A: Willapa Bay [Washington State, U.S.A.]. I did my PhD there. It has everything I love! Every time I go there I learn something new, I find that something I thought was right becomes incorrect in the face on new information gleaned from Willapa Bay. I have never walked along the shorelines there and not had an idea for a paper. I suppose if I followed up on the we could have 300 papers on Willapa Bay. It’s just a remarkable place to work. The west coast food culture has gotten steadily so excellent that you can go out to Astoria or Long Beach peninsula and get salmon…or a nice oyster stew. I’ve been all over the world, I’ve worked Argentina, Spain, France, Australia, New Zealand, and they were all great but Willapa Bay still wins, for sure.


Q. What was your favorite JSR paper “back in the day” (or the last year)?

A: Traces in the dark: sedimentary processes and facies gradients in the Upper Shale Member of the Upper Devonian–Lower Mississippian Bakken Formation, Williston Basin, North Dakota, U.S.A., by Sven Eggenhoff and Neil Fishman. They took an important dataset and showed that what a lot of people were assuming was incorrect.

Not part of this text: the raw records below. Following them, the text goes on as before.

template <uint32_t kFlush>
__global__ __launch_bounds__(kWave * 16) void amv_huffman_fast_kernel(
    const uint32_t* __restrict__ ws, const uint32_t* __restrict__ ws_bytes, uint32_t n,
    const uint32_t* __restrict__ list, const uint32_t* __restrict__ list_count,
    uint32_t blocks_per_frame, const uint32_t* __restrict__ ws_line,
    const HuffDecodeImage* __restrict__ img, SyncOut out, int32_t* __restrict__ status,
    uint32_t* __restrict__ nmcu_ok, uint32_t* __restrict__ queue, unsigned long long* __restrict__ stats) {
    static_assert(kFlush == 8u, "amv_huffman_fast_kernel stages a stride's eight record slots");
    extern __shared__ __attribute__((aligned(16))) uint8_t s_mem[];
    const uint32_t wave = threadIdx.x >> 6, lane = threadIdx.x & 63u, nwaves = blockDim.x >> 6;
    {
        const uint4* src = reinterpret_cast<const uint4*>(&img->fast[0][0]);
        uint4* dst = reinterpret_cast<uint4*>(s_mem);
        for (uint32_t i = threadIdx.x; i < kFastTableBytes / 16u; i += blockDim.x) dst[i] = src[i];
    }
    __syncthreads();
    const bool lds_at_zero = (uint32_t)(uintptr_t)(__attribute__((address_space(3))) uint8_t*)s_mem == 0u;
    const uint32_t stageb = kFastTableBytes + wave * fast_stage_bytes(kFlush) + lane * 4u;
    const uint32_t sumb = kFastTableBytes + nwaves * fast_stage_bytes(kFlush) + wave * kFastSumBytes + lane * 4u;
    const uint32_t ringb = kFastTableBytes + nwaves * (fast_stage_bytes(kFlush) + kFastSumBytes) + wave * kFastRingBytes + lane * 4u;
    uint32_t* const stage = reinterpret_cast<uint32_t*>(s_mem + stageb);
    if (list) n = *list_count;
    const uint32_t ntasks = (n + kWave - 1) / kWave;
    const SegGeom sg = out.sg;
    for (;;) {
        uint32_t task = 0;
        if (lane == 0) task = atomicAdd(queue, 1u);
        task = __shfl(task, 0);
        if (task >= ntasks) return;
        const uint32_t idx = task * kWave + lane;
        const uint32_t frame = idx < n ? (list ? list[idx] : idx) : kNever;
        uint32_t total = frame != kNever ? ws_bytes[frame] : kNever;
        if (!lds_at_zero && total != kNever) {
            out.retry_list[atomicAdd(out.retry_count, 1u)] = frame;
            total = kNever;
        }
        if (frame != kNever && total == kNever) out.rec_count[frame] = kNever;
        if (!lds_at_zero) continue;
        const bool live = total != kNever;
        const uint32_t fsafe = live ? frame : 0u;
        const uint32_t line0 = out.rec_line[fsafe];
        uint32_t* const rec = out.rec + (uint64_t)line0 * 32u;
        const uint32_t line1 = out.rec_line[fsafe + 1u];
        const uint32_t cap_rec = line1 > line0 ? (line1 - line0) * 32u : 0u;
        uint2* const seg_out = reinterpret_cast<uint2*>(out.seg_start) + (uint64_t)fsafe * (sg.count + 1u);
        const uint32_t valid_bits = live ? total * 8u : 0u;
        Stream win{ws + (uint64_t)ws_line[fsafe] * 4u, live ? ((total + 15u) >> 4) * 4u : 0u, reinterpret_cast<uint32_t*>(s_mem + ringb), 0u,
                   make_uint4(0, 0, 0, 0), make_uint4(0, 0, 0, 0)};
        fast_open(win);
        for (uint32_t c = 0; c < 3u; ++c) lds_put(sumb + c * kSlot, 0u);

        FastState s{0xffffffffu, 0u, 5u, live ? 0u - (blocks_per_frame << 6) : 0u, 0u, ~0u};
        bool alive = live;
        uint32_t stop = 0;
        uint32_t stride_no = 0;
        bool have_words = true;
        uint32_t recpos = 0;
        uint32_t seg_next = 0, seg_col = 0, seg_blk = 0;
        uint32_t end_blocks = 0;
#pragma unroll
        for (uint32_t q = 0; q < 2u * kFlush; ++q) stage_put<kFlush>(stage, q, kDummyRecord);
        if (__ballot(alive) != 0ull) do {
            const bool line_live = alive;
            uint4 line[8];
#pragma unroll
            for (int quarter = 0; quarter < 4; ++quarter) {
                fast_service_paced<kServicePace>(win, (s.t + 1u) >> 5, alive, have_words, stride_no);
                const bool running = alive;
                s.rp8 = stride_no << 11;
                const FastState start = s;
                uint32_t worst = ~0u, seen = 0u;
                fast_stride<kFlush, false>(ringb, stageb, sumb, 0u, s, seen, worst);
                const bool trouble = alive && (worst < 15u || (seen & kFastInvalid) != 0u);
                if (__ballot(trouble) != 0ull) {
                    if (trouble) {
                        s = start;
                        stop = fast_replay<false>(ringb, 0u, s);
                        alive = false;
                        for (uint32_t q = s.rp8 >> 8; q < stride_no * 8u + 8u; ++q) stage_put<kFlush>(stage, q, kDummyRecord);
                    }
                }
                if (alive && s.togo6 == 0u) { stop = 3u; alive = false; }
                stage_put<kFlush>(stage, s.rp8 >> 8, kDummyRecord);
                {
                    uint32_t* p = stage + ((stride_no & 1u) * kFlush) * kWave;
                    line[2 * quarter] = make_uint4(p[0], p[kWave], p[2 * kWave], p[3 * kWave]);
                    line[2 * quarter + 1] = make_uint4(p[4 * kWave], p[5 * kWave], p[6 * kWave], p[7 * kWave]);
#pragma unroll
                    for (uint32_t q = 0; q < 8u; ++q) p[q * kWave] = kDummyRecord;
                }
                bool hit = false;
                uint32_t blocks = 0;
                if (running) {
                    blocks = blocks_per_frame + (uint32_t)((int32_t)s.togo6 >> 6);
                    hit = seg_next < sg.count && blocks + (s.k ? 1u : 0u) > seg_blk;
                    if (!alive) { end_blocks = blocks; s.togo6 = 0u; }
                }
                if (__ballot(hit) != 0ull) {
                    if (hit) {
                        seg_out[seg_next++] = make_uint2(start.rp8 >> 8, s.rp8 >> 8);
                        const bool last = seg_col + 1u == sg.per_row;
                        seg_blk += 6u * (last ? sg.mcu_cols - seg_col * kSegMcus : kSegMcus);
                        seg_col = last ? 0u : seg_col + 1u;
                    }
                }
                ++stride_no;
            }
            if (line_live) {
                const uint32_t at = (stride_no - 4u) * 8u;
                if (at + 32u <= cap_rec) {
                    uint4* d = reinterpret_cast<uint4*>(rec + at);
#pragma unroll
                    for (int q = 0; q < 8; ++q) d[q] = line[q];
                }
                recpos = at + 32u;
            }
        } while (__ballot(alive) != 0ull);
        if (live) {
            const uint32_t bits = s.t + 1u + (stop == 1u ? 17u : 0u);
            uint32_t st = stop == 1u ? kStFormat : (stop == 2u ? kStOverrun : 0u);
            if (bits > valid_bits) st |= kStTruncated;
            reinterpret_cast<uint4*>(out.lane_tab)[(uint64_t)frame * out.lane_stride] = make_uint4(0u, 0u, 0u, 0u);
            for (uint32_t m = seg_next; m <= sg.count; ++m) seg_out[m] = make_uint2(recpos, recpos);
            if (stats) atomicAdd(&stats[0], 1ull);
            if (recpos > cap_rec) {
                out.rec_count[frame] = kNever;
                out.retry_list[atomicAdd(out.retry_count, 1u)] = frame;
            } else {
                status[frame] = (int32_t)st;
                nmcu_ok[frame] = out.ok_in_blocks ? end_blocks : end_blocks / 6u;
                out.rec_count[frame] = recpos;
            }
        }
    }
}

A lot of these unbioturbated units actually had bioturbation and that’s not trivial because a lot of organic-rich deposits we tend to think of as euxinic deposits, meaning no oxygen and very sulphitic water conditions, i.e., animal life can’t exist, so ichnofossils can’t exist. If you show that’s wrong it implies that something really fundamental about the way we view some organic deposits is incorrect and we need to recalibrate how we view them.

Hyperpycnal rivers and prodeltaic shelves in the Cretaceous seaway of North America, by Janok Bhattacharya and James MacEachern. I like the breadth of the undertaking—they looked at scalar data regarding deltas, sedimentological models, they used rock pictures, schematics, they really built a beautiful interpretation of the distribution, occurrence, and importance of hyperpycnites that I think was the result of thinking about it for many years. It was areally well executed synthesis, because Bhattacharya is so creative in how he articulates himself and MacEachern is so capable of precise technical prose that to me was a writing match made in heaven.

Q. What are your hobbies?

A: I read a lot of science fiction. When I retire, I am going to form a "Sasquatch Research Group" and prove the existence of Sasquatch.

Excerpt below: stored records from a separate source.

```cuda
struct KzWalk {
    kz3 o, d; float tmax; int seg;
    __device__ __forceinline__ void start(KzRayIn &r, kz3 o_, kz3 d_, float tmin, float tmax_) {
        o = o_; d = d_; tmax = tmax_; seg = 0;
        r.ox = o.x; r.oy = o.y; r.oz = o.z; r.tmin = tmin; r.dx = d.x; r.dy = d.y; r.dz = d.z; r.tmax = tmax;
    }
    __device__ __forceinline__ static bool settles(const KzScene &sc, const KzTrav &t) {
        if (sc.integrator.type != KZ_INTEGRATOR_PATH_MIS) return true;
        const uint32_t fl = sc.meshes[t.best.geom].flags;
        if ((fl & KZ_MESH_IS_LIGHT) && !(fl & KZ_MESH_LIGHT_VISIBLE)) return false;
        return sc.n_invisible_lights == 0 || kz_trav_misses_box(t, sc.inv_light_lo, sc.inv_light_hi, t.best.t);
    }
    __device__ __forceinline__ int step(const KzScene &sc, const KzHit &h, float eps, KzRayIn &r) {
        ++seg;
        if (h.geom == KZ_INVALID_ID) return 0;
        const uint32_t fl = sc.meshes[h.geom].flags;
        if (!(fl & KZ_MESH_IS_LIGHT) || (fl & KZ_MESH_LIGHT_VISIBLE) || sc.integrator.type != KZ_INTEGRATOR_PATH_MIS) return 1;
        if (seg > 4096) return 0;
        o = o + d * (h.t + eps);
        tmax = tmax - h.t;
        r.ox = o.x; r.oy = o.y; r.oz = o.z; r.tmin = eps; r.dx = d.x; r.dy = d.y; r.dz = d.z; r.tmax = tmax;
        return 2;
    }
};
struct KzShadowJob {
    static constexpr bool kStopsEarly = true;
    __device__ __forceinline__ bool stop(const KzScene &s, const KzTrav &t) { return KzWalk::settles(s, t); }
    __device__ __forceinline__ void seed(const KzScene &, KzTrav &) {}
    const KzScene &sc; const KzPathState &st; const uint32_t *queue;
    KzCounters cnt; uint32_t slot; KzWalk walk;
    __device__ KzShadowJob(const KzScene &s, const KzPathState &p, const uint32_t *qu) : sc(s), st(p), queue(qu) { cnt.paths = cnt.rays_ext = cnt.rays_shadow = cnt.vertices = cnt.rays_seeded = 0ull; }
    __device__ __forceinline__ void begin(uint32_t item, KzRayIn &r) {
        slot = queue[item];
        const KzF4 so = st.a[slot].ray.o;
        const KzShdRec shd = st.c[slot].shd;
        walk.start(r, mk3(so.x, so.y, so.z), mk3(shd.d.x, shd.d.y, shd.d.z), shd.pending.w, shd.d.w);
    }
    __device__ __forceinline__ bool end(uint32_t, const KzHit &h, KzRayIn &r) {
        cnt.rays_shadow += 1;
        const int s = walk.step(sc, h, sc.integrator.trace_bias, r);
        if (s == 2) return true;
        if (s == 0) {
            const KzF4 p = st.c[slot].shd.pending;
            KzF4 L = st.b[slot].rad.L;
            L.x += p.x; L.y += p.y; L.z += p.z;
            st.b[slot].rad.L = L;
        }
        return false;
    }
};
__global__ void __launch_bounds__(KZ_TRACE_THREADS, KZ_TRACE_MIN_BLOCKS) k_shadow(KzScene sc, KzPathState st, KzControl *ctl, KzQueues q, int nxt) {
    const KzStackRef stk = kz_trav_shared_init();
    KzShadowJob job(sc, st, q.shadow);
    kz_warp_trace(sc, stk, &ctl->head_shadow, kz_shadow_count(ctl, nxt), job);
    kz_flush_counters(ctl, job.cnt);
}

#ifndef KZ_ACC_MAX_TEXELS
#define KZ_ACC_MAX_TEXELS 160
#endif
__global__ void __launch_bounds__(KZ_SHADE_THREADS) k_accumulate(KzScene sc, KzPathState st, uint32_t count, KzF4 *frame, int rx0, int ry0) {
    __shared__ float s_table[33];
    __shared__ KzF4 s_region[KZ_SHADE_THREADS / 32][KZ_ACC_MAX_TEXELS];
    if (threadIdx.x < 33) s_table[threadIdx.x] = sc.filter.table[threadIdx.x];
    const uint32_t lane = threadIdx.x & 31u;
    KzF4 *region = s_region[threadIdx.x >> 5];
    for (uint32_t e = lane; e < KZ_ACC_MAX_TEXELS; e += 32u) region[e] = mkf4(0.f, 0.f, 0.f, 0.f);
    __syncthreads();
    const float radius = sc.filter.radius, lookup = 32 / radius;
    const int b = sc.border, cols = sc.camera.width + 2 * b, rows = sc.camera.height + 2 * b;
    const int lo = -(int)floorf(radius + 0.5f), hi = (int)ceilf(radius + 0.5f) - 1;
    const int tw = 8 + hi - lo, th = 4 + hi - lo;
    const bool tiled = tw * th <= KZ_ACC_MAX_TEXELS;
    const uint32_t n_units = (count + 31u) >> 5, n_warps = (gridDim.x * blockDim.x) >> 5;
    const uint32_t w = (blockIdx.x * blockDim.x + threadIdx.x) >> 5, per = (n_units + n_warps - 1u) / n_warps;
    const uint32_t u1 = min(n_units, (w + 1u) * per);
    int cur_x = 0, cur_y = 0; bool open = false;
    for (uint32_t u = w * per; u < u1; ++u) {
        const uint32_t i = (u << 5) + lane;
        KzSplat sp = {};
        bool ok = i < count && st.b[i].smp.pix != 0xFFFFFFFFu && kz_splat_of(sc, st, i, sp);
        if (!tiled) { if (ok) kz_accumulate_item(sc, st, i, frame, s_table); continue; }
        if (ok && (sp.x0 < sp.ipx + b + lo || sp.x1 > sp.ipx + b + hi || sp.y0 < sp.ipy + b + lo || sp.y1 > sp.ipy + b + hi)) { kz_accumulate_item(sc, st, i, frame, s_table); ok = false; }
        const uint32_t m = __ballot_sync(KZ_FULL, ok);
        if (!m) continue;
        const int leader = __ffs((int)m) - 1;
        const int tx = __shfl_sync(KZ_FULL, ok ? rx0 + ((sp.ipx - rx0) & ~7) : 0, leader), ty = __shfl_sync(KZ_FULL, ok ? ry0 + ((sp.ipy - ry0) & ~3) : 0, leader);
        if (open && (tx != cur_x || ty != cur_y)) {
// ... 7 lines not shown
        }
        cur_x = tx; cur_y = ty; open = true;
        const int bx = ok ? sp.ipx - tx - lo : 0, by = ok ? sp.ipy - ty - lo : 0;
        for (int dy = lo; dy <= hi; ++dy) {
            const int Y = sp.ipy + b + dy;
            const bool rowok = ok && Y >= sp.y0 && Y <= sp.y1;
            const float wy = rowok ? s_table[(int)(fabsf((float)Y - sp.py) * lookup)] : 0.f;
            for (int dx = lo; dx <= hi; ++dx) {
                const int X = sp.ipx + b + dx;
                if (rowok && X >= sp.x0 && X <= sp.x1) {
                    const float wx = s_table[(int)(fabsf((float)X - sp.px) * lookup)];
                    KzF4 *p = region + ((by + dy) * tw + (bx + dx));
                    KzF4 v = *p;
                    v.x += sp.value.x * wx * wy; v.y += sp.value.y * wx * wy; v.z += sp.value.z * wx * wy; v.w += 1.0f * wx * wy;
                    *p = v;
                }
                __syncwarp();
            }
        }
    }
    if (tiled && open) {
        __syncwarp();
        for (int e = (int)lane; e < tw * th; e += 32) {
            const KzF4 v = region[e];
            const int X = cur_x + b + lo + e % tw, Y = cur_y + b + lo + e / tw;
            if ((v.x != 0.f || v.y != 0.f || v.z != 0.f || v.w != 0.f) && X >= 0 && X < cols && Y >= 0 && Y < rows) KZ_FRAME_ADD(frame + ((size_t)Y * cols + X), v.x, v.y, v.z, v.w);
        }
    }
}

struct KzTraceJob {
    static constexpr bool kStopsEarly = false;
    __device__ __forceinline__ bool stop(const KzScene &, const KzTrav &) { return false; }
    __device__ __forceinline__ void seed(const KzScene &, KzTrav &) {}
    const KzF4 *rays; float *hits;
    __device__ __forceinline__ void begin(uint32_t item, KzRayIn &r) {
        const KzU4 a = kz_load_u4(rays + 2 * (size_t)item), b = kz_load_u4(rays + 2 * (size_t)item + 1);
        r.ox = kz_u2f(a.x); r.oy = kz_u2f(a.y); r.oz = kz_u2f(a.z); r.tmin = kz_u2f(a.w);
        r.dx = kz_u2f(b.x); r.dy = kz_u2f(b.y); r.dz = kz_u2f(b.z); r.tmax = kz_u2f(b.w);
    }
    __device__ __forceinline__ bool end(uint32_t item, const KzHit &h, KzRayIn &) {
        float *o = hits + 5 * (size_t)item;
        o[0] = h.t; o[1] = h.u; o[2] = h.v; o[3] = kz_u2f(h.prim); o[4] = kz_u2f(h.geom);
        return false;
    }
};
__global__ void __launch_bounds__(KZ_TRACE_THREADS, KZ_BATCH_MIN_BLOCKS) k_trace(KzScene sc, const KzF4 *rays, uint32_t n, float *hits, uint32_t *cursor, KzControl *ctl) {
    const KzStackRef stk = kz_trav_shared_init();
    KzTraceJob job; job.rays = rays; job.hits = hits;
    kz_warp_trace(sc, stk, cursor, n, job);
    if (blockIdx.x == 0 && threadIdx.x == 0) atomicAdd(&ctl->rays_ext, (unsigned long long)n);
}

struct KzOccludedJob {
    static constexpr bool kStopsEarly = true;
    __device__ __forceinline__ bool stop(const KzScene &s, const KzTrav &t) { return KzWalk::settles(s, t); }
    __device__ __forceinline__ void seed(const KzScene &, KzTrav &) {}
    const KzScene &sc; const KzF4 *rays; float eps; uint8_t *occ, *segments;
    KzCounters cnt; KzWalk walk;
    __device__ KzOccludedJob(const KzScene &s, const KzF4 *r, float e, uint8_t *o, uint8_t *sg) : sc(s), rays(r), eps(e), occ(o), segments(sg) {
        cnt.paths = cnt.rays_ext = cnt.rays_shadow = cnt.vertices = cnt.rays_seeded = 0ull;
    }
    __device__ __forceinline__ void begin(uint32_t item, KzRayIn &r) {
        const KzU4 a = kz_load_u4(rays + 2 * (size_t)item), b = kz_load_u4(rays + 2 * (size_t)item + 1);
        walk.start(r, mk3(kz_u2f(a.x), kz_u2f(a.y), kz_u2f(a.z)), mk3(kz_u2f(b.x), kz_u2f(b.y), kz_u2f(b.z)), kz_u2f(a.w), kz_u2f(b.w));
    }
    __device__ __forceinline__ bool end(uint32_t item, const KzHit &h, KzRayIn &r) {
        cnt.rays_shadow += 1;
        const int s = walk.step(sc, h, eps, r);
        if (s == 2) return true;
        occ[item] = (uint8_t)s;
        if (segments) segments[item] = (uint8_t)(walk.seg > 255 ? 255 : walk.seg);
        return false;
    }
};
__global__ void __launch_bounds__(KZ_TRACE_THREADS, KZ_BATCH_MIN_BLOCKS) k_occluded(KzScene sc, const KzF4 *rays, uint32_t n, float eps, uint8_t *occ, uint8_t *segments,
                                                                uint32_t *cursor, KzControl *ctl) {
    const KzStackRef stk = kz_trav_shared_init();
    KzOccludedJob job(sc, rays, eps, occ, segments);
    kz_warp_trace(sc, stk, cursor, n, job);
    kz_flush_counters(ctl, job.cnt);
}

__global__ void k_sample_dump(KzScene sc, const int32_t *triples, uint32_t n, const char *pattern, uint32_t per, float *out) {
    const uint32_t i = blockIdx.x * blockDim.x + threadIdx.x;
    if (i >= n) return;
    KzSampler sm;
    kz_sampler_start(sc, sm, triples[3 * i], triples[3 * i + 1], (uint32_t)triples[3 * i + 2]);
    float *o = out + (size_t)i * per;
    for (const char *p = pattern; *p; ++p) {
        if (*p == '1') *o++ = kz_next1d(sc, sm);
        else { const kz2 v = (*p == 'P') ? kz_next_pixel2d(sc, sm) : kz_next2d(sc, sm); *o++ = v.x; *o++ = v.y; }
    }
}

__global__ void k_camera_rays(KzScene sc, const KzF4 *samples, uint32_t n, KzF4 *out) {
    const uint32_t i = blockIdx.x * blockDim.x + threadIdx.x;
    if (i >= n) return;
    const KzF4 s = samples[i];
    KzF4 ro, rd;
    kz_camera_ray(sc.camera, mk2(s.x, s.y), mk2(s.z, s.w), ro, rd);
    out[2 * (size_t)i] = ro; out[2 * (size_t)i + 1] = rd;
}

struct KzBsdfQuery { float wi[3], wo[3], uv[2], acc_rough, s1, s2[2]; int32_t mesh, mode; };
__global__ void k_bsdf_query(KzScene sc, const KzBsdfQuery *qs, uint32_t n, float *out8) {
    const uint32_t i = blockIdx.x * blockDim.x + threadIdx.x;
    if (i >= n) return;
    const KzBsdfQuery q = qs[i];
    KzIts its;
    its.sh.s = mk3(1, 0, 0); its.sh.t = mk3(0, 1, 0); its.sh.n = mk3(0, 0, 1);
    its.geo_n = its.sh.n; its.dpdu = mk3(1, 0, 0); its.uv = mk2(q.uv[0], q.uv[1]); its.mesh = q.mesh; its.acc_rough = q.acc_rough;
    its.p = mk3(0.f);
    const KzBsdfCtx bc = bsdf_ctx(sc, its);
// ... 87 lines not shown
```

nano-kazen_b200/csrc/kz_traverse.h:

```cpp
#ifndef KZ_TRAVERSE_H
#define KZ_TRAVERSE_H
#include "kz_scene.h"

struct KzHit { float t, u, v; uint32_t prim, geom; };

#if KZ_DEVICE_CODE
#define KZ_LDG_U4(ptr) __ldg(reinterpret_cast<const uint4 *>(ptr))
KZ_HD KzU4 kz_load_u4(const void *p) { uint4 v = KZ_LDG_U4(p); KzU4 r; r.x = v.x; r.y = v.y; r.z = v.z; r.w = v.w; return r; }
#else
KZ_HD KzU4 kz_load_u4(const void *p) { KzU4 r; memcpy(&r, p, 16); return r; }
#endif

KZ_HD float kz_edot(float ax, float ay, float az, float bx, float by, float bz) {
    return kz_fma(ax, bx, kz_fma(ay, by, kz_mul(az, bz)));
}
KZ_HD float kz_fms(float a, float b, float c) { return kz_fma(a, b, -c); }

KZ_HD bool kz_pluecker(float ox, float oy, float oz, float dx, float dy, float dz, float tnear, float tfar,
                       KzU4 a, KzU4 b, KzU4 c, float &t_out, float &u_out, float &v_out) {
    float v0x = kz_sub(kz_u2f(a.x), ox), v0y = kz_sub(kz_u2f(a.y), oy), v0z = kz_sub(kz_u2f(a.z), oz);
    float v1x = kz_sub(kz_u2f(b.x), ox), v1y = kz_sub(kz_u2f(b.y), oy), v1z = kz_sub(kz_u2f(b.z), oz);
    float v2x = kz_sub(kz_u2f(c.x), ox), v2y = kz_sub(kz_u2f(c.y), oy), v2z = kz_sub(kz_u2f(c.z), oz);
    float e0x = kz_sub(v2x, v0x), e0y = kz_sub(v2y, v0y), e0z = kz_sub(v2z, v0z);
    float e1x = kz_sub(v0x, v1x), e1y = kz_sub(v0y, v1y), e1z = kz_sub(v0z, v1z);
// ... 44 lines not shown
#endif
#ifndef KZ_SLACK
#define KZ_SLACK 3.814697265625e-06f
#endif
#ifndef KZ_SHORT_STACK
#define KZ_SHORT_STACK 8
#endif
#define KZ_LOCAL_STACK (64 - KZ_SHORT_STACK)
#define KZ_POSTPONE_SP_LIMIT 32
#define KZ_MAX_ACCEL_DEPTH (KZ_SHORT_STACK + KZ_LOCAL_STACK - 2 - KZ_POSTPONE_SP_LIMIT)

#ifndef KZ_TRACE_THREADS
#define KZ_TRACE_THREADS 128
#endif
struct KzStackRef {
#if defined(__CUDACC__)
    uint32_t sbase;
    uint32_t lbase;
#endif
};

KZ_HD uint32_t kz_perm8(uint32_t m, uint32_t c) {
    if (c & 1u) m = ((m & 0x55u) << 1) | ((m >> 1) & 0x55u);
    if (c & 2u) m = ((m & 0x33u) << 2) | ((m >> 2) & 0x33u);
    if (c & 4u) m = ((m & 0x0Fu) << 4) | (m >> 4);
    return m;
}
KZ_HD uint32_t kz_spread7(uint32_t m) {
    m = (m | (m << 8)) & 0x0000F00Fu;
    m = (m | (m << 4)) & 0x000C30C3u;
    m = (m | (m << 2)) & 0x00249249u;
    return m * 7u;
}
#if defined(__CUDACC__)
__shared__ uint32_t kz_s_lut[512 + 256];
__shared__ uint2    kz_s_stack[KZ_SHORT_STACK * KZ_TRACE_THREADS];
__device__ __forceinline__ KzStackRef kz_trav_shared_init() {
    uint8_t *perm = reinterpret_cast<uint8_t *>(kz_s_lut);
    for (uint32_t i = threadIdx.x; i < 8u * 256u; i += blockDim.x) perm[i] = (uint8_t)kz_perm8(i & 255u, i >> 8);
    for (uint32_t i = threadIdx.x; i < 256u; i += blockDim.x) kz_s_lut[512 + i] = kz_spread7(i);
    __syncthreads();
    KzStackRef stk;
    stk.sbase = (uint32_t)__cvta_generic_to_shared(kz_s_stack + threadIdx.x);
    stk.lbase = (uint32_t)__cvta_generic_to_shared(kz_s_lut);
    asm volatile("mov.b32 %0, %0;" : "+r"(stk.sbase));
    asm volatile("mov.b32 %0, %0;" : "+r"(stk.lbase));
    return stk;
}
__device__ __forceinline__ uint32_t kz_lds_u8(uint32_t a) { uint32_t r; asm volatile("ld.shared.u8 %0, [%1];" : "=r"(r) : "r"(a)); return r; }
__device__ __forceinline__ uint32_t kz_lds_u32(uint32_t a) { uint32_t r; asm volatile("ld.shared.u32 %0, [%1];" : "=r"(r) : "r"(a)); return r; }
#endif

struct KzTrav {
    float ox, oy, oz, dx, dy, dz, tmin;
    float rdx, rdy, rdz;
    float cnx, cny, cnz, cfx, cfy, cfz;
    uint32_t oct_inv;
    KzHit best;
    uint32_t ng_x, ng_y;
    uint32_t tg_x, tg_y, tg_m;
    int sp;
};
struct KzLocalStack { uint32_t x[KZ_LOCAL_STACK], y[KZ_LOCAL_STACK]; };
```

Q. Oooh, can I help with the Sasquatch research?

A: Yes!

I also like building things around the house---bunny frames, trellises, etc. I made a nice strawberry frame to keep the birds out! I have to admit geology is as much my hobby as it is my job.

Q. What is your favorite Pandora station?

A: What is Pandora?

Q: A streaming music service.

A: Oh! In Canada I use Deezer. D-e-e-zed-e-r. I think the channel I most use is the ELO playlist, and David Bowie, Led Zepplin. For new music I like Eminem, Bruno Mars. My favorite new indie group is Fun.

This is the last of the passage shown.